=========================================
Outlier Detection with K-Means Clustering
=========================================
This step first partitions the data points into :math:`k` clusters by applying the *K-Means Clustering* algorithm. Then, a distance ratio 

.. math::

   \frac{dist(Y_o, c_o)}{\bar{c}_o}

for each data object is calculated, where :math:`Y_o` is the data object, :math:`c_{o}` is the center of the cluster which :math:`Y_o` belongs to and :math:`\bar{c}_o` stands for the average distance between all data objects in that cluster and the center :math:`c_{o}`\ . The larger the ratio, the farther away the data object is relative from the center.
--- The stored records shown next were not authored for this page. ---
#define BNF_CL 4
#define BNF_RL 64
__device__ __forceinline__ void bn_rows_sum(const float* __restrict__ part, int nrows, int C, int c, bool live, int rl, int cl,
                                            double (*sred)[2][BNF_CL], double& s, double& q) {
    double a = 0.0, b = 0.0;
    if (live) {
        int r = rl;
        for (; r + 7 * BNF_RL < nrows; r += 8 * BNF_RL) {
            float av[8], bv[8];
#pragma unroll
            for (int k = 0; k < 8; ++k) {
                av[k] = part[((long)(r + k * BNF_RL) * 2 + 0) * C + c];
                bv[k] = part[((long)(r + k * BNF_RL) * 2 + 1) * C + c];
            }
#pragma unroll
            for (int k = 0; k < 8; ++k) { a += (double)av[k]; b += (double)bv[k]; }
        }
        for (; r + 3 * BNF_RL < nrows; r += 4 * BNF_RL) {
            const float a0 = part[((long)r * 2 + 0) * C + c], b0 = part[((long)r * 2 + 1) * C + c];
            const float a1 = part[((long)(r + BNF_RL) * 2 + 0) * C + c], b1 = part[((long)(r + BNF_RL) * 2 + 1) * C + c];
            const float a2 = part[((long)(r + 2 * BNF_RL) * 2 + 0) * C + c], b2 = part[((long)(r + 2 * BNF_RL) * 2 + 1) * C + c];
            const float a3 = part[((long)(r + 3 * BNF_RL) * 2 + 0) * C + c], b3 = part[((long)(r + 3 * BNF_RL) * 2 + 1) * C + c];
            a = (((a + (double)a0) + (double)a1) + (double)a2) + (double)a3;
// ... 56 lines not shown
    }
    for (; idx < nvec; idx += stride) {
        float f[8];
        unpack8(reinterpret_cast<const u32x4*>(x)[idx], f);
#pragma unroll
        for (int k = 0; k < 8; ++k) f[k] = __builtin_fmaf(f[k], sc[k], sh[k]);
        if (res != nullptr) {
            float r[8];
            unpack8(reinterpret_cast<const u32x4*>(res)[idx], r);
#pragma unroll
            for (int k = 0; k < 8; ++k) f[k] += r[k];
        }
        if (act == 1) {
#pragma unroll
            for (int k = 0; k < 8; ++k) f[k] = fmaxf(f[k], 0.f);
        } else if (act == 2) {
#pragma unroll
            for (int k = 0; k < 8; ++k) f[k] = swish(f[k]);
        }
        reinterpret_cast<u32x4*>(y)[idx] = pack8(f);
    }
}

__device__ __forceinline__ void reduce_to_row(float* sred, const float* s1, const float* s2, int cv, int C, float* part,
                                              int first_group = 0) {
    const int tid = threadIdx.x;
#pragma unroll
    for (int k = 0; k < 8; ++k) { sred[tid * 16 + k] = s1[k]; sred[tid * 16 + 8 + k] = s2[k]; }
    __syncthreads();
    const long row = (long)blockIdx.y * gridDim.x + blockIdx.x;
    for (int o = tid; o < cv * 16; o += 256) {
        const int g = o >> 4, k = o & 15;
        float acc = 0.f;
        int t0 = g - first_group;
        if (t0 < 0) t0 += cv;
        for (int t = t0; t < 256; t += cv) acc += sred[t * 16 + k];
        const int which = k >> 3, c = g * 8 + (k & 7);
        part[(row * 2 + which) * C + c] = acc;
    }
}

template <int act>
__global__ __launch_bounds__(256) void k_bn_act_bwd_reduce(const bf16_t* __restrict__ dy, const bf16_t* __restrict__ y,
                                                           const bf16_t* __restrict__ x, const float* __restrict__ mean,
                                                           const float* __restrict__ rstd, long nvec, int C,
                                                           float* slots, const float* __restrict__ gamma,
// ... 70 lines not shown
    }
    for (; idx < nvec; idx += stride) {
        float g[8], xv[8], o[8];
        unpack8(reinterpret_cast<const u32x4*>(dy)[idx], g);
        unpack8(reinterpret_cast<const u32x4*>(x)[idx], xv);
        if (act == 1) {
            float yv[8];
            unpack8(reinterpret_cast<const u32x4*>(y)[idx], yv);
#pragma unroll
            for (int k = 0; k < 8; ++k) g[k] = yv[k] > 0.f ? g[k] : 0.f;
        } else if (act == 2) {
            float rv[8];
#pragma unroll
            for (int k = 0; k < 8; ++k) rv[k] = 0.f;
            if (res != nullptr) unpack8(reinterpret_cast<const u32x4*>(res)[idx], rv);
#pragma unroll
            for (int k = 0; k < 8; ++k) g[k] *= swish_grad((xv[k] - mu[k]) * rs[k] * ga[k] + be[k] + rv[k]);
        }
#pragma unroll
        for (int k = 0; k < 8; ++k) o[k] = k0[k] * (g[k] - k1[k] - (xv[k] - mu[k]) * rs[k] * k2[k]);
        reinterpret_cast<u32x4*>(dx)[idx] = pack8(o);
        if (dres != nullptr) reinterpret_cast<u32x4*>(dres)[idx] = pack8(g);
    }
}

struct StemRowIter {
    int W, cv, cshift, rpb;
    float inv_wcv;
    __device__ __forceinline__ void decode(int e, int& rl, int& w, int& c8) const {
        const int wcv = W << cshift;
        rl = (int)((float)e * inv_wcv);
        int rem = e - rl * wcv;
        if (rem < 0) { rl--; rem += wcv; } else if (rem >= wcv) { rl++; rem -= wcv; }
        w = rem >> cshift;
        c8 = rem & (cv - 1);
    }
};

template <int ACT>
__global__ __launch_bounds__(256) void k_stem_bn_act_pool_fwd(const bf16_t* __restrict__ x, bf16_t* __restrict__ y,
                                                               unsigned char* __restrict__ amax, bf16_t* __restrict__ xwin,
                                                               const float* __restrict__ mean, const float* __restrict__ rstd,
                                                               const float* __restrict__ gamma, const float* __restrict__ beta,
                                                               int N, int Hc, int Wc, int Hp, int Wp, int C, StemRowIter it) {
    const int n = blockIdx.y, row0 = blockIdx.x * it.rpb;
    const int c0 = (threadIdx.x & (it.cv - 1)) * 8;
// ... 417 lines not shown
int svsr_bn_finalize(const float* part, int nrows, int C, float count, float eps, float momentum, float* mean, float* rstd,
                     float* running_mean, float* running_var, int64_t* num_batches_tracked, hipStream_t stream) {
    if (nrows < 1 || C < 1) return SVSR_ERR_ARG;
    hipLaunchKernelGGL(k_bn_finalize, dim3((C + BNF_CL - 1) / BNF_CL), dim3(BNF_CL * BNF_RL), 0, stream, part, nrows, C, count, eps, momentum, mean, rstd,
                       running_mean, running_var, (long*)num_batches_tracked);
    return svsr_check_launch();
}

int svsr_bn_eval_prepare(const float* running_mean, const float* running_var, int C, float eps, float* mean, float* rstd,
                         hipStream_t stream) {
    hipLaunchKernelGGL(k_bn_eval_prepare, dim3((C + 127) / 128), dim3(128), 0, stream, running_mean, running_var, C, eps, mean, rstd);
    return svsr_check_launch();
}

int svsr_bn_act_fwd(const void* x, const void* res, void* y, const float* mean, const float* rstd, const float* gamma,
                    const float* beta, int64_t npix, int C, int act, hipStream_t stream) {
    if (!chan_ok_any(C)) return SVSR_ERR_ARG;
    const long nvec = npix * (C / 8);
    hipLaunchKernelGGL(k_bn_act_fwd, dim3(ew_grid_for(nvec, C)), dim3(256), 0, stream, (const bf16_t*)x, (const bf16_t*)res, (bf16_t*)y,
                       mean, rstd, gamma, beta, nvec, C, act);
    return svsr_check_launch();
}

int svsr_bn_act_bwd_rows(int64_t npix, int C) { return chan_ok_any(C) && npix > 0 ? bn_bwd_grid(npix * (C / 8), C) : 0; }

int svsr_bn_act_bwd(const void* dy, const void* y, const void* x, const float* mean, const float* rstd, const float* gamma,
                    float* slots, float* coef, float* dgamma, float* dbeta, void* dx, void* dres, int64_t npix, int C, int act,
                    const float* beta, const void* res, hipStream_t stream) {
    if (!chan_ok_any(C)) return SVSR_ERR_ARG;
    if (act == 2 && beta == nullptr) return SVSR_ERR_ARG;
    const long nvec = npix * (C / 8);
    const int grid = bn_bwd_grid(nvec, C);
    const int grid_apply = ew_grid_for(nvec, C);
#define SVSR_BN_BWD_REDUCE(A) hipLaunchKernelGGL(k_bn_act_bwd_reduce<A>, dim3(grid), dim3(256), 0, stream, (const bf16_t*)dy, (const bf16_t*)y, \
                       (const bf16_t*)x, mean, rstd, nvec, C, slots, gamma, beta, (const bf16_t*)res)
#define SVSR_BN_BWD_APPLY(A) hipLaunchKernelGGL(k_bn_act_bwd_apply<A>, dim3(grid_apply), dim3(256), 0, stream, (const bf16_t*)dy, (const bf16_t*)y, \
                       (const bf16_t*)x, mean, rstd, coef, (bf16_t*)dx, (bf16_t*)dres, nvec, C, gamma, beta, (const bf16_t*)res)
    if (act < 0 || act > 2) return SVSR_ERR_ARG;
    if (act == 2) SVSR_BN_BWD_REDUCE(2); else if (act == 1) SVSR_BN_BWD_REDUCE(1); else SVSR_BN_BWD_REDUCE(0);
    hipLaunchKernelGGL(k_bn_bwd_finalize, dim3((C + BNF_CL - 1) / BNF_CL), dim3(BNF_CL * BNF_RL), 0, stream, slots, grid, C, (float)npix, gamma, rstd, dgamma, dbeta, coef);
    if (act == 2) SVSR_BN_BWD_APPLY(2); else if (act == 1) SVSR_BN_BWD_APPLY(1); else SVSR_BN_BWD_APPLY(0);
    return svsr_check_launch();
}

Finally, if the calculated ratio is above a pre-defined threshold, the observed data object is identified as an outlier.

.. rubric:: Input Parameters

1. Data samples abstracted in a n-dimensional feature space

2. Specified number of clusters

3. A pre-defined threshold for the distance ratios

.. rubric:: Output Parameters

1. Original data with outliers marked

.. rubric:: Workflow

.. image:: workflow.svg


.. rubric:: Algorithm

:doc:`/Algorithms/KMeansClustering/index`

.. rubric:: References

- J.\  Han, M. Kamber and J. Pei, Data Mining - Concepts and Techniques, 3rd ed., Amsterdam: Morgan Kaufmann Publishers, 2012.